TRY IT |
Go line by line through the entries below and count those containing the string "troff"; give only the count.

SUPPLIED INFORMATION below:

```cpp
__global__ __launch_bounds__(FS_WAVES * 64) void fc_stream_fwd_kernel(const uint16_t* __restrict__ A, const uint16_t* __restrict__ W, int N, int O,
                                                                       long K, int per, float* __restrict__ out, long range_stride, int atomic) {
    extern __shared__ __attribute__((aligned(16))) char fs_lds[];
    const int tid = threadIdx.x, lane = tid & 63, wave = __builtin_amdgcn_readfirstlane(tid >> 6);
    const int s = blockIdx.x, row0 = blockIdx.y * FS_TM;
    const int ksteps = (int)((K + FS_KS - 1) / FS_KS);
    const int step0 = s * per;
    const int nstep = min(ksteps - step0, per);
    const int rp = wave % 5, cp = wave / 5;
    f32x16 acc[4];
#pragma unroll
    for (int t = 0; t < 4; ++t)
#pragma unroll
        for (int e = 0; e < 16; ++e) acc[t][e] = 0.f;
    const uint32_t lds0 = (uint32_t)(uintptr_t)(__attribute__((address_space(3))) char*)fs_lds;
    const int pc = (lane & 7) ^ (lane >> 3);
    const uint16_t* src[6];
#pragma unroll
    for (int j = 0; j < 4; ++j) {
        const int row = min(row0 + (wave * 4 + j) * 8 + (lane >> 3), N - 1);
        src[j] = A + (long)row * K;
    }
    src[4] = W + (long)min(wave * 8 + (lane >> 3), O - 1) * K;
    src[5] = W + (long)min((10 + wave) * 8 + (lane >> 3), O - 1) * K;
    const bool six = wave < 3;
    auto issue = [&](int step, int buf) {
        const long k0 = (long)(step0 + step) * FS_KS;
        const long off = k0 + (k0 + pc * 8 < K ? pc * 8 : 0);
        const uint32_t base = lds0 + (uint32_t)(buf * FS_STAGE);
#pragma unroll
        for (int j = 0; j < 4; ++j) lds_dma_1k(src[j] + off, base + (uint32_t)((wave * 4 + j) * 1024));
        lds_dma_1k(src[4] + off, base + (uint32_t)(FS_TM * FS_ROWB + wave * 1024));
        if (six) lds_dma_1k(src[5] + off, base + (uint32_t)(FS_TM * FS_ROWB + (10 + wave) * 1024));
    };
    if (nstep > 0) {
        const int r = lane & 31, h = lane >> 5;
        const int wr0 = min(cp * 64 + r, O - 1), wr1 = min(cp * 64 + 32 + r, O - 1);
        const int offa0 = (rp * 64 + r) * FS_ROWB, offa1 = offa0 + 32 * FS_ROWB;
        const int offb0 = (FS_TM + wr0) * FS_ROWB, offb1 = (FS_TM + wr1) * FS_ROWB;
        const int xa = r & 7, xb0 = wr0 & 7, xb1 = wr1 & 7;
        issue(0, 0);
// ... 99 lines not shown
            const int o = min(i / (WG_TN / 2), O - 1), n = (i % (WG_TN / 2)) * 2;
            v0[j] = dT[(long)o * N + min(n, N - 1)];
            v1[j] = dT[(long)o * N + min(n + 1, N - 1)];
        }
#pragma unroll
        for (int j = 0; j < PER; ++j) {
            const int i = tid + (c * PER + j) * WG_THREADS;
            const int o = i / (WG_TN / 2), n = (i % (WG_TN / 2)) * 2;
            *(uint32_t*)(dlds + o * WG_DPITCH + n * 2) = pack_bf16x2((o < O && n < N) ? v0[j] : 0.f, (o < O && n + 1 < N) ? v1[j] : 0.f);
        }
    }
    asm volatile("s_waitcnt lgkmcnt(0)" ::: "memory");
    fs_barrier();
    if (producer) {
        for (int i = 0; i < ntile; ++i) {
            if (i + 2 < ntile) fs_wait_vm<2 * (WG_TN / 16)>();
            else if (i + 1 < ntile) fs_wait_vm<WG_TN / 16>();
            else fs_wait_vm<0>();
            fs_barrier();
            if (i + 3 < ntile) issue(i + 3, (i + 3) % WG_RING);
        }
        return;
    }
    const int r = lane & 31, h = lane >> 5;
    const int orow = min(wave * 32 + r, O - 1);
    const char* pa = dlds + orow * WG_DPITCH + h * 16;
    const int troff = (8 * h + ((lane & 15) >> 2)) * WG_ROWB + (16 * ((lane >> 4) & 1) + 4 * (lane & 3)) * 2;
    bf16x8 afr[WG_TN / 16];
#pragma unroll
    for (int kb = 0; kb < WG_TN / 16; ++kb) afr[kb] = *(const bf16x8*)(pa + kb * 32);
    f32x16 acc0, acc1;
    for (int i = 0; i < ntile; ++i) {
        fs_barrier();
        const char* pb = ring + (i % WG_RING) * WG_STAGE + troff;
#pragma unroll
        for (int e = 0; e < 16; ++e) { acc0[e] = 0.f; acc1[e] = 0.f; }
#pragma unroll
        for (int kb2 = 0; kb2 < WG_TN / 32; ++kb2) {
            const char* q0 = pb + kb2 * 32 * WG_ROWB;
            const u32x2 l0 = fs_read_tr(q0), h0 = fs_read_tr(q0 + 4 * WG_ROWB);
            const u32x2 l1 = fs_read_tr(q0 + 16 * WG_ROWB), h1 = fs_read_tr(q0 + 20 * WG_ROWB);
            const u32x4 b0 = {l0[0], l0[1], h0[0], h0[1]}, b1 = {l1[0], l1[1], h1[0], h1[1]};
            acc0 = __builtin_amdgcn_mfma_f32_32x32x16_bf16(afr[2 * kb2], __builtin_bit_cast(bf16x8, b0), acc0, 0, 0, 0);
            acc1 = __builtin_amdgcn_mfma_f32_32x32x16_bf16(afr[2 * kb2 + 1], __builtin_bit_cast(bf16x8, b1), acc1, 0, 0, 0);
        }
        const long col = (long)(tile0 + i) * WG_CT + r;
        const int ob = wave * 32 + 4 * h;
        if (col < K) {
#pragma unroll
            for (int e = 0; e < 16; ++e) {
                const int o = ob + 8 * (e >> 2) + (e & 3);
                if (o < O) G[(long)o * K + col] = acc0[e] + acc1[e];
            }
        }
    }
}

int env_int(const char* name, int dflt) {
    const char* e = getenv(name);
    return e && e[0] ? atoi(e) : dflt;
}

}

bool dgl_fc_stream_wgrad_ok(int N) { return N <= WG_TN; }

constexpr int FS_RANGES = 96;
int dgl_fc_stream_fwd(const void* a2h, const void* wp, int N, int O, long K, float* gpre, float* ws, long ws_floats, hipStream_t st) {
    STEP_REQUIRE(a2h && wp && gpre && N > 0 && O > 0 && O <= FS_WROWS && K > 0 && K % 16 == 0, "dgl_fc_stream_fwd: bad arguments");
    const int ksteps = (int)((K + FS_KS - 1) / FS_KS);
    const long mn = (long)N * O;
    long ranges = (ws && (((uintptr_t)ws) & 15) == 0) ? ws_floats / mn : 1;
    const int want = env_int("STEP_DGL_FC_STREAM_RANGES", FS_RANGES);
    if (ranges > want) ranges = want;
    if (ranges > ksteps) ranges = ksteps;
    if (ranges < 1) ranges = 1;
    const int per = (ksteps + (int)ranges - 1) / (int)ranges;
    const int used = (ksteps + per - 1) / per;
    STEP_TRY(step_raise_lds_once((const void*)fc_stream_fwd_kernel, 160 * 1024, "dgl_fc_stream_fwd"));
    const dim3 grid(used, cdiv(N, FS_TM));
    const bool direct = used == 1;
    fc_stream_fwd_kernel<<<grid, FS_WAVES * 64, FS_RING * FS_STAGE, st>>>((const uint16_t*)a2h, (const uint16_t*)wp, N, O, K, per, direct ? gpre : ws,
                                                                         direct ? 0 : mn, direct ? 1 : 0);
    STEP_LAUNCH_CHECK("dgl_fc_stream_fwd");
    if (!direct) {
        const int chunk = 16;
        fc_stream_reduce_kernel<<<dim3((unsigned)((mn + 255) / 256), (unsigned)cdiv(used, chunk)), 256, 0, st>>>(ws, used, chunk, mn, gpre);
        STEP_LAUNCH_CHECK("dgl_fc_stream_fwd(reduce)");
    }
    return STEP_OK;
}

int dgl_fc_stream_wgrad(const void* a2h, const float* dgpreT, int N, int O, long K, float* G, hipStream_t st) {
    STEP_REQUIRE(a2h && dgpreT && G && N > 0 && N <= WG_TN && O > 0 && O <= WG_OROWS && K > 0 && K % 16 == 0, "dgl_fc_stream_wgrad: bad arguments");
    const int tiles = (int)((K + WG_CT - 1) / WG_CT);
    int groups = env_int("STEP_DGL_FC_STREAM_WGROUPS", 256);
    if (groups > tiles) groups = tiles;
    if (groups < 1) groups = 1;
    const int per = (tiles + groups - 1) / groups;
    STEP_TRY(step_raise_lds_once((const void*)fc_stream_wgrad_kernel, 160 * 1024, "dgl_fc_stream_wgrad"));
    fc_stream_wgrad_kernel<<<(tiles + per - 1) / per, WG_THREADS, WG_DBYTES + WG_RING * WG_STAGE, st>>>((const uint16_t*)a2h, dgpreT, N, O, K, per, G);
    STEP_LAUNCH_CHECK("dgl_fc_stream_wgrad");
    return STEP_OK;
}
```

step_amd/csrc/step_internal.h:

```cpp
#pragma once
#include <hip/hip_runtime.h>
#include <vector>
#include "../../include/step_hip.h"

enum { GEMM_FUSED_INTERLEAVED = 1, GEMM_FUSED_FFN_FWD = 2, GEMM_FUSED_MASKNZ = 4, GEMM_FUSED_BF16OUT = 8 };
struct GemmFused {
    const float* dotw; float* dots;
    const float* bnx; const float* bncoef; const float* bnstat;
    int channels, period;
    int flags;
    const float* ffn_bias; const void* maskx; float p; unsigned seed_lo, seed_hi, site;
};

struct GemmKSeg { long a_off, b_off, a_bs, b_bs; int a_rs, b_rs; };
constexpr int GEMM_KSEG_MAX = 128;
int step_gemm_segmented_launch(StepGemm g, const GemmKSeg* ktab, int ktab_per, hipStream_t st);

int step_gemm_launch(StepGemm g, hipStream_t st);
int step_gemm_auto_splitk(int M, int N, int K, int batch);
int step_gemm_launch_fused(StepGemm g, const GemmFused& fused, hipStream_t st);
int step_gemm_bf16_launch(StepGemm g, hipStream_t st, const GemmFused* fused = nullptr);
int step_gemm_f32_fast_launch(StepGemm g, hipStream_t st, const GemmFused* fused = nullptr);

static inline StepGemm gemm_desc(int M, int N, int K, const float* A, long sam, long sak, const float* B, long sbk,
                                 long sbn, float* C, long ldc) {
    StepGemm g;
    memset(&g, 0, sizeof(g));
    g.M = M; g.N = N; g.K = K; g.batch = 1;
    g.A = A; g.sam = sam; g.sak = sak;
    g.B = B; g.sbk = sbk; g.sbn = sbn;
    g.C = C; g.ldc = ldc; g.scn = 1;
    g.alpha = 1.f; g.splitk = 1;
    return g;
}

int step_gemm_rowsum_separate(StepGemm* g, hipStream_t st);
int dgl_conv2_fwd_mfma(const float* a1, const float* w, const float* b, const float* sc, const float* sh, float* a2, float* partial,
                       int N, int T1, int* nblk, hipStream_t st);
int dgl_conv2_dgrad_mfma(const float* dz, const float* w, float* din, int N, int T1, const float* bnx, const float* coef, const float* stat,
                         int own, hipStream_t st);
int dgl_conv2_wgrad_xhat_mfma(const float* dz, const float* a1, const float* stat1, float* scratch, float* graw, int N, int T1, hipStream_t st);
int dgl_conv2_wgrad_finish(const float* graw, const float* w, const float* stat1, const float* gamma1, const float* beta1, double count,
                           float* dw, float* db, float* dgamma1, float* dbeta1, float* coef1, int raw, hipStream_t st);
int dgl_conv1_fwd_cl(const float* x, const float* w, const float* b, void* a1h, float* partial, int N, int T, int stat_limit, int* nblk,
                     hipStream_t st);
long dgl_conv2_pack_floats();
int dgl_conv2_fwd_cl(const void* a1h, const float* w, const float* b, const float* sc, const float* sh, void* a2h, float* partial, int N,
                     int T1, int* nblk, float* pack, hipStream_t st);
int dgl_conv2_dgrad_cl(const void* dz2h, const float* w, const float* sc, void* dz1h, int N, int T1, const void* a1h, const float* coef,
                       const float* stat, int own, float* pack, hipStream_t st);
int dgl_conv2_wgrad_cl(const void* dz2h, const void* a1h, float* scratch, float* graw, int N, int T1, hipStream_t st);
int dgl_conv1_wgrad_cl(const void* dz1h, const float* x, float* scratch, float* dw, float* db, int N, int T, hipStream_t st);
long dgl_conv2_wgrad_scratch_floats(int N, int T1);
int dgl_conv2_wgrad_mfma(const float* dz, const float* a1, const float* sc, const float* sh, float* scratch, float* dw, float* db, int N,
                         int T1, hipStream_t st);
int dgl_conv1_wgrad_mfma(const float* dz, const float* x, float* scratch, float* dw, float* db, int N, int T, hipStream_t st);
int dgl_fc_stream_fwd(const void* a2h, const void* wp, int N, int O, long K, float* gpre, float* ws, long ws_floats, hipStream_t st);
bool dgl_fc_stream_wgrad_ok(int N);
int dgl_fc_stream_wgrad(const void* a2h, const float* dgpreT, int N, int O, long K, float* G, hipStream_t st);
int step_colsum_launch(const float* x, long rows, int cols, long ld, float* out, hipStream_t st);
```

End of SUPPLIED INFORMATION.
SUPPLIED INFORMATION below:

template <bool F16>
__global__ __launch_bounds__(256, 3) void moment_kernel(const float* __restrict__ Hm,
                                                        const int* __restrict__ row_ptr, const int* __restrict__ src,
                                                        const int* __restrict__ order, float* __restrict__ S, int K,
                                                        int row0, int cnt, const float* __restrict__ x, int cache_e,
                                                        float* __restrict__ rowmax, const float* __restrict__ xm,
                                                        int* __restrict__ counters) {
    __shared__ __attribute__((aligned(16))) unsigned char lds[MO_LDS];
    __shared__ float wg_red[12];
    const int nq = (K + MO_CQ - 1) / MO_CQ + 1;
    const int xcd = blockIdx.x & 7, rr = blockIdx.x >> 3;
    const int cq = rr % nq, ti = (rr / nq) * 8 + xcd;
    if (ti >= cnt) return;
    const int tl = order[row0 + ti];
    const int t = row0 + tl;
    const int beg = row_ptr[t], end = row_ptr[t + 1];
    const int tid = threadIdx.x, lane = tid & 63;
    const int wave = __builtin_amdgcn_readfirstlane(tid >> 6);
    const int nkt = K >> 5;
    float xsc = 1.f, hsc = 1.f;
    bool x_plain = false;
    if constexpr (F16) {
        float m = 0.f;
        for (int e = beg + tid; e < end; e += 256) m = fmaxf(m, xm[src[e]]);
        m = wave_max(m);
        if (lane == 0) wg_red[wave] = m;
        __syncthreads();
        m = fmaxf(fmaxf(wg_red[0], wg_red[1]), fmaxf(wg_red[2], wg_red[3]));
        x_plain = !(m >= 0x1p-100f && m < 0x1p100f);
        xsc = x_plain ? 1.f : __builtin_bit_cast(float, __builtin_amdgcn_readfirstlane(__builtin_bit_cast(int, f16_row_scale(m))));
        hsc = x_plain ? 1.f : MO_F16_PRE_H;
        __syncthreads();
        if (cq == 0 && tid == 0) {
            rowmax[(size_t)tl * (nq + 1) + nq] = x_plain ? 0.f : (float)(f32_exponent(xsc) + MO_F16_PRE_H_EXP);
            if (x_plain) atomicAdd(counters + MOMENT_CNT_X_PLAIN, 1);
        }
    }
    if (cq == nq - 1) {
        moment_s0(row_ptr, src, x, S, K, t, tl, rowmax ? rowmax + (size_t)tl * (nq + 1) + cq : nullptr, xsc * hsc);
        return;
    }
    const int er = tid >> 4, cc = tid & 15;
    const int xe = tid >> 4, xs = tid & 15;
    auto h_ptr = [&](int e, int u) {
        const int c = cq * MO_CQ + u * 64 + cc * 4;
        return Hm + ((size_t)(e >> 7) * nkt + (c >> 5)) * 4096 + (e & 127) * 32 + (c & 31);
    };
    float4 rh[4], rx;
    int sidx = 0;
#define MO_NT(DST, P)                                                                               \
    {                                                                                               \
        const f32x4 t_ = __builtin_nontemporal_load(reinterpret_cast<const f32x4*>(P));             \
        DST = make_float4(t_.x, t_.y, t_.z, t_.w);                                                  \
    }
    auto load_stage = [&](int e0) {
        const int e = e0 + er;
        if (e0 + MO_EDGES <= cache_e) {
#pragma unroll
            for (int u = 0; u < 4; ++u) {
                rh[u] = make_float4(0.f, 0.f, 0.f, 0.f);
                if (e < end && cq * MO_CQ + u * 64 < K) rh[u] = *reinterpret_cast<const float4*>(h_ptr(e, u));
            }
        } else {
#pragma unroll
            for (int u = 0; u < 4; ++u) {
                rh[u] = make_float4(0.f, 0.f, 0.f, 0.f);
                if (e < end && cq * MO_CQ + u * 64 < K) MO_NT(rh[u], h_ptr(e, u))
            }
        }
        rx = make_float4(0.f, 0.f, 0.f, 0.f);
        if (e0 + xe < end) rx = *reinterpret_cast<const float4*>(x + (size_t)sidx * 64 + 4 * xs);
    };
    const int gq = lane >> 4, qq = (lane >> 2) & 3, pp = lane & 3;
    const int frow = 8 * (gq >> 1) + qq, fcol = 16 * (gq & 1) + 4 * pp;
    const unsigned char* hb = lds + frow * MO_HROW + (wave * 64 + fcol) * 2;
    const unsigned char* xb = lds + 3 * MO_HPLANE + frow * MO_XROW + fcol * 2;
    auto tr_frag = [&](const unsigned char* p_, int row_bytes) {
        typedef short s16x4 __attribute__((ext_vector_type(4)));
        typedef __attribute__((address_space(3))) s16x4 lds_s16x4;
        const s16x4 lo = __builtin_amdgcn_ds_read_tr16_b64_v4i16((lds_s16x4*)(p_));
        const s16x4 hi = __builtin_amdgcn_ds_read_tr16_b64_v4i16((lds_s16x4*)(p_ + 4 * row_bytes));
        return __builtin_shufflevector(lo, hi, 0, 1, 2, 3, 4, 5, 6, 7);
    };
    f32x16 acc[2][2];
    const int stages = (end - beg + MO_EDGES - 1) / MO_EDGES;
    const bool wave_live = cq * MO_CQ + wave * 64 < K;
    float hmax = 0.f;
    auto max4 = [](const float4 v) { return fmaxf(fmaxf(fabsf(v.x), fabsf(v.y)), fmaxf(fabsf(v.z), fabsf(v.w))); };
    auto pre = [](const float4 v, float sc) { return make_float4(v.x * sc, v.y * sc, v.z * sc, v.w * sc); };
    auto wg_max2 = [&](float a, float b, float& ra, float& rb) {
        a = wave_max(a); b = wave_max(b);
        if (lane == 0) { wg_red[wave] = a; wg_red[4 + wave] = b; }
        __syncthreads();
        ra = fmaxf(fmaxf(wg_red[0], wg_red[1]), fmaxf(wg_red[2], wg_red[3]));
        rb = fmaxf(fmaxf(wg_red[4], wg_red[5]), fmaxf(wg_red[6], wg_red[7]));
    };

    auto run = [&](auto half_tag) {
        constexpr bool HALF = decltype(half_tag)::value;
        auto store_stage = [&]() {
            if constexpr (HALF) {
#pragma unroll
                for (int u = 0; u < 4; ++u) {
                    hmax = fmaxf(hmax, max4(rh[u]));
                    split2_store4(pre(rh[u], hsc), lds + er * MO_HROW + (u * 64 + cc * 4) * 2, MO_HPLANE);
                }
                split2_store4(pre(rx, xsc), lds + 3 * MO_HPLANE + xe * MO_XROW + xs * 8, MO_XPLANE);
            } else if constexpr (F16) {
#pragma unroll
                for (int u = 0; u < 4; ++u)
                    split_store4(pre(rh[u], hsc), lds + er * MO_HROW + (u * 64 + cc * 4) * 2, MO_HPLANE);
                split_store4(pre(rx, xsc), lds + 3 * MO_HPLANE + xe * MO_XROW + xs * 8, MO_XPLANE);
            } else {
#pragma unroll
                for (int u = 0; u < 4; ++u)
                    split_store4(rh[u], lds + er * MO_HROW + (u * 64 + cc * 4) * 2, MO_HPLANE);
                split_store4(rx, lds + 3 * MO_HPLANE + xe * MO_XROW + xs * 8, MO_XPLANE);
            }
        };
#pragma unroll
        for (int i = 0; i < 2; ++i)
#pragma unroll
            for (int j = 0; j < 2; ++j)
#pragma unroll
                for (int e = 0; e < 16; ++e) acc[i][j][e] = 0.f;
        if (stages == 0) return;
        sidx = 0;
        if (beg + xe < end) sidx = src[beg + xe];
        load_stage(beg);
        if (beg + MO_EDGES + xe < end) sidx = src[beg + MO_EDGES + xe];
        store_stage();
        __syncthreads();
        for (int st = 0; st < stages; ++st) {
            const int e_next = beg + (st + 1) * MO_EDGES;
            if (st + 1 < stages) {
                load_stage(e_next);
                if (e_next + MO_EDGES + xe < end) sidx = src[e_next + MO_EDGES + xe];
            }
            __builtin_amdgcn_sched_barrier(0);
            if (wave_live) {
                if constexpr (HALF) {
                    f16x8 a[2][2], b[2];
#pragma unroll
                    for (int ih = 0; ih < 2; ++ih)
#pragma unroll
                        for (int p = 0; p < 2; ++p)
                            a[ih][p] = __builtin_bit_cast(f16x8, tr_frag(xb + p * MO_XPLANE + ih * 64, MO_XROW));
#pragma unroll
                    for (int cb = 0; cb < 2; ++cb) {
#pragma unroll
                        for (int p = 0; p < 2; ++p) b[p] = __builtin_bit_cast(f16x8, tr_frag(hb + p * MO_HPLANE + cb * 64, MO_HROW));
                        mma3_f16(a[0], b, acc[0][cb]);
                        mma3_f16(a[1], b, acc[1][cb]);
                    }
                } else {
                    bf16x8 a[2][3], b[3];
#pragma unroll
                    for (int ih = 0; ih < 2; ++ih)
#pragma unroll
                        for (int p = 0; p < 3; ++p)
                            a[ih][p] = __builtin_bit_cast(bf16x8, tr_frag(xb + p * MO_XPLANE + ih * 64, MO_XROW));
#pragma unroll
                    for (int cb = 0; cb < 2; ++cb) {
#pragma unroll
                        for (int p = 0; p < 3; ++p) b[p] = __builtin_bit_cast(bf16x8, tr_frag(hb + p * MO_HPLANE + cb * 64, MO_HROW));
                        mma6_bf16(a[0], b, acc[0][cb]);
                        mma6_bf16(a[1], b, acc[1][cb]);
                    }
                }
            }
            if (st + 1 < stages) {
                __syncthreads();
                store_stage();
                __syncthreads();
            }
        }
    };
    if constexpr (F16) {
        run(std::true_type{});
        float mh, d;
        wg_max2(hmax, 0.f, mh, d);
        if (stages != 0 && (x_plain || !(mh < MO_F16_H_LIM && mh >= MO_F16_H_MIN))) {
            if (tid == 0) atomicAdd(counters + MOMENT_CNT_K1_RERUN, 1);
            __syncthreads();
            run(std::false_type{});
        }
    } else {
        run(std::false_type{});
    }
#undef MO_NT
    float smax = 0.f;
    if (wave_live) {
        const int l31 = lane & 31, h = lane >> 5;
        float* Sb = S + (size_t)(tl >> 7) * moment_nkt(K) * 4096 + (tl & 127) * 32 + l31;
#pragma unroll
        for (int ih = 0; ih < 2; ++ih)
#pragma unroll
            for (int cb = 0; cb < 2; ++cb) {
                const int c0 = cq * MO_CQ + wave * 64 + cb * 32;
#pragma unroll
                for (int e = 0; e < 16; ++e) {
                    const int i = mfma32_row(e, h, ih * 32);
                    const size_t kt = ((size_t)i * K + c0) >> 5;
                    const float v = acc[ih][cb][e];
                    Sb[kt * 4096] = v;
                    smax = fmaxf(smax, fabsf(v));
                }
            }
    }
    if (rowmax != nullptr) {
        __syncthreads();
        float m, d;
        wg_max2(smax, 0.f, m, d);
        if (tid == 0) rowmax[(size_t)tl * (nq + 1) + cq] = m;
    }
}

End of SUPPLIED INFORMATION.

OUTPUT OF THE TASK |
2